(Fair enough if you never read any of these comments.)
As I’ve noted in all of these comments, people consistently use terminology when making counting style arguments (except perhaps in Joe’s report) which rules out the person intending the argument to be about function space. (E.g., people say things like “bits” and “complexity in terms of the world model”.)
(I also think these written up arguments (Evan’s talk in particular) are very hand wavy, and just provide a vague intuition. So regardless of what he was intending, the actual words of the argument aren’t very solid IMO. Further, using words that rule out the intention of function space doesn’t necessarily imply there is an actually good model behind these words. To actually get anywhere with this reasoning, I think you’d have to reinvent the full argument and think through it in more detail yourself. I also think Evan is substantially wrong in practice though my current guess is that he isn’t too far off about the bottom line (maybe a factor of 3 off). I think Joe’s report is much better in that it’s very clear what level of abstraction and rigor it’s talking about. From reading this post, it doesn’t seem like you came into this project from the perspective of “is there an interesting recoverable intuition here, can we recover or generate a good argument” which would have been considerably better IMO.)
AFAICT Joe also thought this in his report
I think Joe was just operating from a much vaguer counting argument perspective based on my conversations with him about the report and his comments here. As in, he was just talking about the broadly construed counting-argument which can be applied to a wide range of possible inductive biases. As in, for any specific formal model of the situation, a counting-style argument will be somewhat applicable. (Though in practice, we might be able to have much more specific intuitions.)
Note that Joe and Evan have a very different perspective on the case for scheming.
(From my perspective, the correct intuition underlying the counting argument is something like “you only need to compute something which nearly exactly correlates with predicted reward once while you’ll need to compute many long range predictions to perform well in training”. See this comment for a more detailed discussion.)
As I’ve noted in all of these comments, people consistently use terminology when making counting style arguments (except perhaps in Joe’s report) which rules out the person intending the argument to be about function space. (E.g., people say things like “bits” and “complexity in terms of the world model”.)
Aren’t these arguments about simplicity, not counting?
Fair enough if you never read any of these comments.
Yeah, I never saw any of those comments. I think it’s obvious that the most natural reading of the counting argument is that it’s an argument over function space (specifically, over equivalence classes of functions which correspond to “goals.”) And I also think counting arguments for scheming over parameter space, or over Turing machines, or circuits, or whatever, are all much weaker. So from my perspective I’m attacking a steelman rather than a strawman.
I’ve argued multiple times that Evan was not intending to make a counting argument in function space:
In discussion with Alex Turner (TurnTrout) when commenting on an earlier draft of this post.
In discussion with Quintin after sharing some comments on the draft. (Also shared with you TBC.)
In this earlier comment.
(Fair enough if you never read any of these comments.)

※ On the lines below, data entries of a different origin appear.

template <int SIZE, int R, int LEAD>
__device__ __forceinline__ void wide_disc_sum(const uint32_t* ring, int s0, int lane, uint32_t (&acc)[NCW], uint32_t (&ctr)[NCW], bool first) {
    using G = WGeo<SIZE>;
    constexpr int NR = G::NR;
    constexpr int DL = G::DL;
    constexpr int M = G::M;
    constexpr uint32_t PB = (uint32_t)G::W * 4;
    constexpr uint32_t RB = (uint32_t)R * PB;
    u32x4 top4[NR], bot4[NR];
    u32x2w top2[NR], bot2[NR];
    uint32_t cv[NR][NCW];
    uint32_t aR[NCW], aL[NCW];
    const char* col4 = reinterpret_cast<const char*>(ring + lane * 4);
    const char* col2 = reinterpret_cast<const char*>(ring + 256 + lane * 2);
    const uint32_t b0 = (uint32_t)s0 * PB;
    auto fetch = [&](int i) {
        const int r = G::S.order[i];
        const uint32_t dt = (uint32_t)(G::T.run_hi[r] + 1 + M) * PB, db = (uint32_t)(G::T.run_lo[r] + M) * PB;
        const uint32_t ot = min(b0 + dt, b0 + dt - RB), ob = min(b0 + db, b0 + db - RB);
        top4[r] = *reinterpret_cast<const u32x4*>(col4 + ot);
        top2[r] = *reinterpret_cast<const u32x2w*>(col2 + ot);
        bot4[r] = *reinterpret_cast<const u32x4*>(col4 + ob);
        bot2[r] = *reinterpret_cast<const u32x2w*>(col2 + ob);
    };
#pragma unroll
    for (int i = 0; i < LEAD && i < NR; ++i) fetch(i);
#if WIDE_PRIO
    if (first) CHAIN_SETPRIO(3);
    else CHAIN_SETPRIO(1);
#endif
#pragma unroll
    for (int D = DL; D >= 0; --D) {
#if WIDE_PRIO
        if (D == DL / 2) {
            if (first) CHAIN_SETPRIO(2);
            else CHAIN_SETPRIO(0);
        }
#endif
#pragma unroll
        for (int j = 0; j < NR; ++j) {
            if (G::S.first_step[G::S.order[j]] == D) {
                const int r = G::S.order[j];
                if (j + LEAD < NR) fetch(j + LEAD);
                RING_SB();
#pragma unroll
                for (int s = 0; s < 4; ++s) cv[r][s] = top4[r][s] - bot4[r][s];
#pragma unroll
                for (int s = 0; s < 2; ++s) cv[r][4 + s] = top2[r][s] - bot2[r][s];
                RING_SB();
            }
        }
#pragma unroll
        for (int t = 0; t < NCW; ++t) {
            uint32_t pr = 0, pl = 0;
            bool anyr = false, anyl = false;
#pragma unroll
            for (int s = 0; s < NCW; ++s) {
                const int dr = NCW * D + s - t;
                const int dl = -NCW * D + s - t;
                if (dr >= 0 && dr <= M) {
                    const uint32_t c = cv[G::T.run_of[dr - G::T.off_min]][s];
                    pr = anyr ? pr + c : c;
                    anyr = true;
                }
                if (dl < 0 && dl >= -M) {
                    const uint32_t c = cv[G::T.run_of[dl - G::T.off_min]][s];
                    pl = anyl ? pl + c : c;
                    anyl = true;
                }
            }
            if (D == DL) {
                aR[t] = pr;
                aL[t] = pl;
            } else {
                if (anyr) {
                    asm("" : "+v"(pr));
                    aR[t] = hop(aR[t]) + pr;
                } else {
                    aR[t] = hop(aR[t]);
                }
                if (anyl) {
                    asm("" : "+v"(pl));
                    aL[t] = hop_up(aL[t]) + pl;
                } else {
                    aL[t] = hop_up(aL[t]);
                }
            }
        }
        RING_SB();
    }
#pragma unroll
    for (int t = 0; t < NCW; ++t) {
        acc[t] = aR[t] + aL[t];
        ctr[t] = cv[G::S.centre_run][t];
    }
}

As I’ve noted in all of these comments, people consistently use terminology when making counting style arguments (except perhaps in Joe’s report) which rules out the person intending the argument to be about function space. (E.g., people say things like “bits” and “complexity in terms of the world model”.)

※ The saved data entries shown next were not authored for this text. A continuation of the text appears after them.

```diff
@@ -749,10 +748,8 @@
 }
 
 constexpr int HQ_WG_PER_CU = 2;
-constexpr int HC_WG_PER_CU = 4;
-constexpr int HC_HYPS = 4;
 enum { WL_N = 0, WL_SOLVE = 1, WL_CTRS = 2 };
-static_assert(HQ_HYPS % 16 == 0 && HQ_HYPS % HC_HYPS == 0, "a work-list entry splits into whole solve and count tickets");
+static_assert(HQ_HYPS % 16 == 0, "a work-list entry splits into whole tickets");
 __device__ __forceinline__ unsigned first_ticket() { return __builtin_amdgcn_readfirstlane(blockIdx.x * (blockDim.x >> 6) + (threadIdx.x >> 6)); }
 __device__ __forceinline__ unsigned next_ticket(unsigned* ctr, unsigned tickets) {
     const unsigned waves = gridDim.x * (blockDim.x >> 6);
@@ -760,8 +757,29 @@
     return waves + __builtin_amdgcn_readfirstlane(atomicAdd(ctr, (threadIdx.x & 63) == 0 ? 1u : 0u));
 }
 
-__global__ __launch_bounds__(4 * HQ_HYPS) void hyp_quad_kernel(const HomoCall* calls, const RansacState* states, const int* sub_idx, double* Hc, int* valid,
-                                                               int max_iters, const int2* work, unsigned* work_ctr) {
+constexpr int HQ_COUNT_UNROLL = 8;
+__device__ __forceinline__ int count_inliers_quad(const float* Hf, const HomoCall& c, const int q, const float thr) {
+    const float2* src = reinterpret_cast<const float2*>(c.src);
+    const float2* dst = reinterpret_cast<const float2*>(c.dst);
+    int cnt = 0;
+    for (int i0 = 0; i0 < c.n; i0 += 4 * HQ_COUNT_UNROLL) {
+        float2 M[HQ_COUNT_UNROLL], m[HQ_COUNT_UNROLL];
+#pragma unroll
+        for (int u = 0; u < HQ_COUNT_UNROLL; u++) {
+            const int i = min(i0 + 4 * u + q, c.n - 1);
+            M[u] = src[i]; m[u] = dst[i];
+        }
+#pragma unroll
+        for (int u = 0; u < HQ_COUNT_UNROLL; u++)
+            cnt += (i0 + 4 * u + q < c.n) & is_inlier(Hf, M[u].x, M[u].y, m[u].x, m[u].y, thr);
+    }
+    cnt += __builtin_amdgcn_update_dpp(0, cnt, 0xB1, 0xf, 0xf, false);
+    cnt += __builtin_amdgcn_update_dpp(0, cnt, 0x4E, 0xf, 0xf, false);
+    return cnt;
+}
+
+__global__ __launch_bounds__(4 * HQ_HYPS) void hyp_quad_kernel(const HomoCall* calls, const RansacState* states, const int* sub_idx, double* Hc, int* valid, int* good,
+                                                               int max_iters, float thr, const int2* work, unsigned* work_ctr) {
 #if MIS_CHAIN_PRIO
     __builtin_amdgcn_s_setprio(MIS_CHAIN_PRIO);
 #endif
@@ -788,59 +806,17 @@
             }
             double H[9];
             const int ok = dlt4_quad(ms1, ms2, s, q, H);
+            int cnt = 0;
             if (ok) {
                 double* o = Hc + ((size_t)b * max_iters + k) * 9;
-#pragma unroll
-                for (int i = 0; i < 9; i++) o[i] = H[i];
+                float Hf[9];
+#pragma unroll
+                for (int i = 0; i < 9; i++) { o[i] = H[i]; Hf[i] = (float)H[i]; }
+                cnt = count_inliers_quad(Hf, c, q, thr);
             }
             valid[(size_t)b * max_iters + k] = ok;
-        }
-    }
-}
-
-constexpr int HC_UNROLL = 4;
-__global__ __launch_bounds__(256) void hyp_count_kernel(const HomoCall* calls, const RansacState* states, const double* Hc, const int* valid, int* good,
-                                                        int max_iters, float thr, const int2* work, const unsigned* work_ctr) {
-    const int lane = threadIdx.x & 63;
-    const unsigned tickets = work_ctr[WL_N] * (HQ_HYPS / HC_HYPS), waves = gridDim.x * (blockDim.x >> 6);
-    for (unsigned tk = first_ticket(); tk < tickets; tk += waves) {
-        const int2 w = work[tk / (HQ_HYPS / HC_HYPS)];
-        const int b = w.x;
-        const RansacState& st = states[b];
-        const int limit = min(st.n_sub, st.niters);
-        const int k0 = w.y + (int)(tk % (HQ_HYPS / HC_HYPS)) * HC_HYPS;
-        if (k0 >= limit) continue;
-        const size_t e0 = (size_t)b * max_iters + k0;
-        float Hf[HC_HYPS][9];
-        bool use[HC_HYPS];
-        int cnt[HC_HYPS];
-#pragma unroll
-        for (int j = 0; j < HC_HYPS; j++) {
-            use[j] = k0 + j < limit && valid[e0 + j];
-            cnt[j] = 0;
-#pragma unroll
-            for (int i = 0; i < 9; i++) Hf[j][i] = use[j] ? (float)Hc[(e0 + j) * 9 + i] : 0.f;
-        }
-        const HomoCall c = calls[b];
-        const float2* src = reinterpret_cast<const float2*>(c.src);
-        const float2* dst = reinterpret_cast<const float2*>(c.dst);
-        for (int i0 = 0; i0 < c.n; i0 += 64 * HC_UNROLL) {
-            float2 M[HC_UNROLL], m[HC_UNROLL];
-            bool in[HC_UNROLL];
-#pragma unroll
-            for (int u = 0; u < HC_UNROLL; u++) {
-                const int i = i0 + 64 * u + lane;
-                in[u] = i < c.n;
-                M[u] = src[min(i, c.n - 1)]; m[u] = dst[min(i, c.n - 1)];
-            }
-#pragma unroll
-            for (int u = 0; u < HC_UNROLL; u++)
-#pragma unroll
-                for (int j = 0; j < HC_HYPS; j++)
-                    if (use[j]) cnt[j] += __popcll(__ballot(in[u] && is_inlier(Hf[j], M[u].x, M[u].y, m[u].x, m[u].y, thr)));
-        }
-#pragma unroll
-        for (int j = 0; j < HC_HYPS; j++) if (k0 + j < limit) good[e0 + j] = cnt[j];
+            good[(size_t)b * max_iters + k] = cnt;
+        }
     }
 }
 
@@ -1552,8 +1528,8 @@
     p.s1 = scr_all + 4 * p.c.pt_off; p.d1 = p.s1 + 2 * (size_t)(p.n > 0 ? p.n : 0); p.rec = m.rec(p.c);
     RansacState* const st = p.st;
     const bool refines = kind == TAIL_REFINE_ONLY;
-    if (kind == TAIL_MASK_ONLY || refines) {
-        if (st->tail_pending != (refines ? 2 : 1) || fin[b] != want) return;
+    if (refines) {
+        if (!st->tail_pending || fin[b] != want) return;
         __syncthreads();
     } else {
         if (st->done) return;
@@ -1564,7 +1540,6 @@
         replay_hypotheses<Model::MODEL_POINTS>(S, p, valid, good, lo, hi, max_iters, confidence, fin);
         __syncthreads();
         if (!S.done_now) return;
-        if (kind == TAIL_REPLAY_ONLY) { if (t == 0) st->tail_pending = 1; return; }
     }
     const int result = st->max_good > 0;
     if (!refines && t == 0) { p.res->iters = st->iter; p.res->ok = result; p.res->ninl = 0; }
@@ -1577,8 +1552,8 @@
     __syncthreads();
     if (!refines) mask_and_compact<Model::AFFINE>(S, p, thr);
     const int np = S.base;
-    if (kind == TAIL_MASK_ONLY) {
-        if (t == 0) { p.res->ninl = np; m.store(p.res, S.best); st->tail_pending = 2; }
+    if (kind == TAIL_REPLAY_MASK) {
+        if (t == 0) { p.res->ninl = np; m.store(p.res, S.best); st->tail_pending = 1; }
         return;
     }
     m.refine(S, p, np, kind, want);
@@ -2013,15 +1988,13 @@
                                max_iters, thr, (const int2*)b->work, (const unsigned*)b->work_ctr);
             return;
         }
-        hipLaunchKernelGGL(hyp_quad_kernel, dim3(HQ_WG_PER_CU * ncu), dim3(4 * HQ_HYPS), hq_lds, st, b->calls, (RansacState*)b->state, b->sub_idx, b->Hc, b->valid, max_iters,
-                           (const int2*)b->work, b->work_ctr);
-        hipLaunchKernelGGL(hyp_count_kernel, dim3(HC_WG_PER_CU * ncu), dim3(256), 0, st, b->calls, (RansacState*)b->state, (const double*)b->Hc, (const int*)b->valid, b->good,
+        hipLaunchKernelGGL(hyp_quad_kernel, dim3(HQ_WG_PER_CU * ncu), dim3(4 * HQ_HYPS), hq_lds, st, b->calls, (RansacState*)b->state, b->sub_idx, b->Hc, b->valid, b->good,
                            max_iters, thr, (const int2*)b->work, b->work_ctr);
     }
     void scan_tail(TailKind kind, RansacPhase phase) const {
         static const bool plain = getenv("MIS_TAIL_PLAIN") != nullptr && atoi(getenv("MIS_TAIL_PLAIN")) != 0;
-        const int staged = (kind == TAIL_REPLAY_ONLY || kind == TAIL_MASK_ONLY || plain) ? 0 : 1;
-        const bool replay = kind == TAIL_REPLAY_FINISH || kind == TAIL_REPLAY_ONLY, second = phase == PHASE_SECOND;
+        const int staged = (kind == TAIL_REPLAY_MASK || plain) ? 0 : 1;
+        const bool replay = kind != TAIL_REFINE_ONLY, second = phase == PHASE_SECOND;
         const int lo = replay && second ? p0 : 0, hi = replay && second ? max_iters : p0, want = !replay && second ? 1 : 0;
         if (affine) {
             hipLaunchKernelGGL(aff_tail_kernel, dim3(b->count), dim3(TB), 0, st, b->calls, (RansacState*)b->state, (const int*)b->sub_idx, (const int*)b->valid,
@@ -2068,13 +2041,13 @@
 int homo_phase(MisContext* ctx, HomoBatch* b, const HomoParams& prm, RansacPhase phase, hipStream_t stream, const HomoHooks* hooks) {
     Engine e;
     int rc = e.open(ctx, b, prm, stream, hooks);
-    if (rc == MIS_OK) rc = e.run_phase(phase, TAIL_REPLAY_ONLY);
+    if (rc == MIS_OK) rc = e.run_phase(phase, TAIL_REPLAY_MASK);
     return e.close(rc);
 }
 
-int homo_tails(MisContext* ctx, HomoBatch* b, const HomoParams& prm, RansacPhase phase, TailStep step, hipStream_t stream) {
+int homo_tails(MisContext* ctx, HomoBatch* b, const HomoParams& prm, RansacPhase phase, hipStream_t stream) {
     Engine e;
     const int rc = e.open(ctx, b, prm, stream, nullptr);
-    if (rc == MIS_OK) e.scan_tail(step == TAIL_MASK ? TAIL_MASK_ONLY : TAIL_REFINE_ONLY, phase);
+    if (rc == MIS_OK) e.scan_tail(TAIL_REFINE_ONLY, phase);
     return e.close(rc);
 }
diff --git a/image_stitching_amd/csrc/match.hip b/image_stitching_amd/csrc/match.hip
--- a/image_stitching_amd/csrc/match.hip
+++ b/image_stitching_amd/csrc/match.hip
@@ -808,9 +808,7 @@
     MIS_HIP(ctx, hipEventRecord(ws->ev_lists.ev, ws->third));
     if (model == MIS_MATCH_AFFINE_PARTIAL) {
         const HomoParams aprm{p->ransac_thresh, p->max_iters, p->confidence, MODEL_AFFINE_PARTIAL, 10};
-        for (RansacPhase ph : {PHASE_FIRST, PHASE_SECOND})
-            if ((rc = homo_phase(ctx, &ws->b1, aprm, ph, st)) != MIS_OK || (rc = homo_tails(ctx, &ws->b1, aprm, ph, TAIL_MASK, st)) != MIS_OK ||
-                (rc = homo_tails(ctx, &ws->b1, aprm, ph, TAIL_REFINE, st)) != MIS_OK) return rc;
+        if ((rc = homo_solve(ctx, &ws->b1, aprm, st)) != MIS_OK) return rc;
         MIS_HIP(ctx, hipStreamWaitEvent(st, ws->ev_lists.ev, 0));
         return MIS_OK;
     }
@@ -819,7 +817,7 @@
     chain.spec_stream = ws->side; chain.spec_fork = ws->ev_spec_fork.ev; chain.spec_join = ws->ev_spec_join.ev;
     if (match_trace() && ws->tev[8].ready(hipEventDefault) == hipSuccess) chain.spec_mark = ws->tev[8].ev;
     if (match_trace() && ws->tev[7].ready(hipEventDefault) == hipSuccess) chain.after_second_draw = ws->tev[7].ev;
-    if ((rc = homo_phase(ctx, &ws->b1, prm, PHASE_FIRST, st, &chain)) != MIS_OK || (rc = homo_tails(ctx, &ws->b1, prm, PHASE_FIRST, TAIL_MASK, st)) != MIS_OK) return rc;
+    if ((rc = homo_phase(ctx, &ws->b1, prm, PHASE_FIRST, st, &chain)) != MIS_OK) return rc;
     MIS_HIP(ctx, hipEventRecord(ws->ev_phase0.ev, st));
     trace_mark(ws, 1, st);
     MIS_HIP(ctx, hipStreamWaitEvent(ws->side, ws->ev_phase0.ev, 0));
@@ -831,12 +829,12 @@
     MIS_HIP(ctx, hipEventRecord(ws->ev_side_done.ev, ws->side));
     trace_mark(ws, 4, ws->side);
     MIS_HIP(ctx, hipStreamWaitEvent(ws->third, ws->ev_phase0.ev, 0));
-    if ((rc = homo_tails(ctx, &ws->b1, prm, PHASE_FIRST, TAIL_REFINE, ws->third)) != MIS_OK) return rc;
+    if ((rc = homo_tails(ctx, &ws->b1, prm, PHASE_FIRST, ws->third)) != MIS_OK) return rc;
     trace_mark(ws, 6, ws->third);
-    if ((rc = homo_phase(ctx, &ws->b1, prm, PHASE_SECOND, st, &chain)) != MIS_OK || (rc = homo_tails(ctx, &ws->b1, prm, PHASE_SECOND, TAIL_MASK, st)) != MIS_OK) return rc;
+    if ((rc = homo_phase(ctx, &ws->b1, prm, PHASE_SECOND, st, &chain)) != MIS_OK) return rc;
     MIS_HIP(ctx, hipEventRecord(ws->ev_phase1.ev, st));
     trace_mark(ws, 2, st);
-    if ((rc = homo_tails(ctx, &ws->b1, prm, PHASE_SECOND, TAIL_REFINE, st)) != MIS_OK) return rc;
+    if ((rc = homo_tails(ctx, &ws->b1, prm, PHASE_SECOND, st)) != MIS_OK) return rc;
     trace_mark(ws, 3, st);
     MIS_HIP(ctx, hipStreamWaitEvent(ws->third, ws->ev_phase1.ev, 0));
     hipLaunchKernelGGL(second_calls_kernel, dim3((np + 127) / 128), dim3(128), 0, ws->third, np, (const HomoCall*)ws->b1.calls, (const HomoResult*)ws->b1.results,
```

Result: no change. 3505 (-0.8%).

(I also think these written up arguments (Evan’s talk in particular) are very hand wavy, and just provide a vague intuition. So regardless of what he was intending, the actual words of the argument aren’t very solid IMO. Further, using words that rule out the intention of function space doesn’t necessarily imply there is an actually good model behind these words. To actually get anywhere with this reasoning, I think you’d have to reinvent the full argument and think through it in more detail yourself. I also think Evan is substantially wrong in practice though my current guess is that he isn’t too far off about the bottom line (maybe a factor of 3 off). I think Joe’s report is much better in that it’s very clear what level of abstraction and rigor it’s talking about. From reading this post, it doesn’t seem like you came into this project from the perspective of “is there an interesting recoverable intuition here, can we recover or generate a good argument” which would have been considerably better IMO.)
I think Joe was just operating from a much vaguer counting argument perspective based on my conversations with him about the report and his comments here. As in, he was just talking about the broadly construed counting-argument which can be applied to a wide range of possible inductive biases. As in, for any specific formal model of the situation, a counting-style argument will be somewhat applicable. (Though in practice, we might be able to have much more specific intuitions.)
Note that Joe and Evan have a very different perspective on the case for scheming.
(From my perspective, the correct intuition underlying the counting argument is something like “you only need to compute something which nearly exactly correlates with predicted reward once while you’ll need to compute many long range predictions to perform well in training”. See this comment for a more detailed discussion.)
Aren’t these arguments about simplicity, not counting?
Yeah, I never saw any of those comments. I think it’s obvious that the most natural reading of the counting argument is that it’s an argument over function space (specifically, over equivalence classes of functions which correspond to “goals.”) And I also think counting arguments for scheming over parameter space, or over Turing machines, or circuits, or whatever, are all much weaker. So from my perspective I’m attacking a steelman rather than a strawman.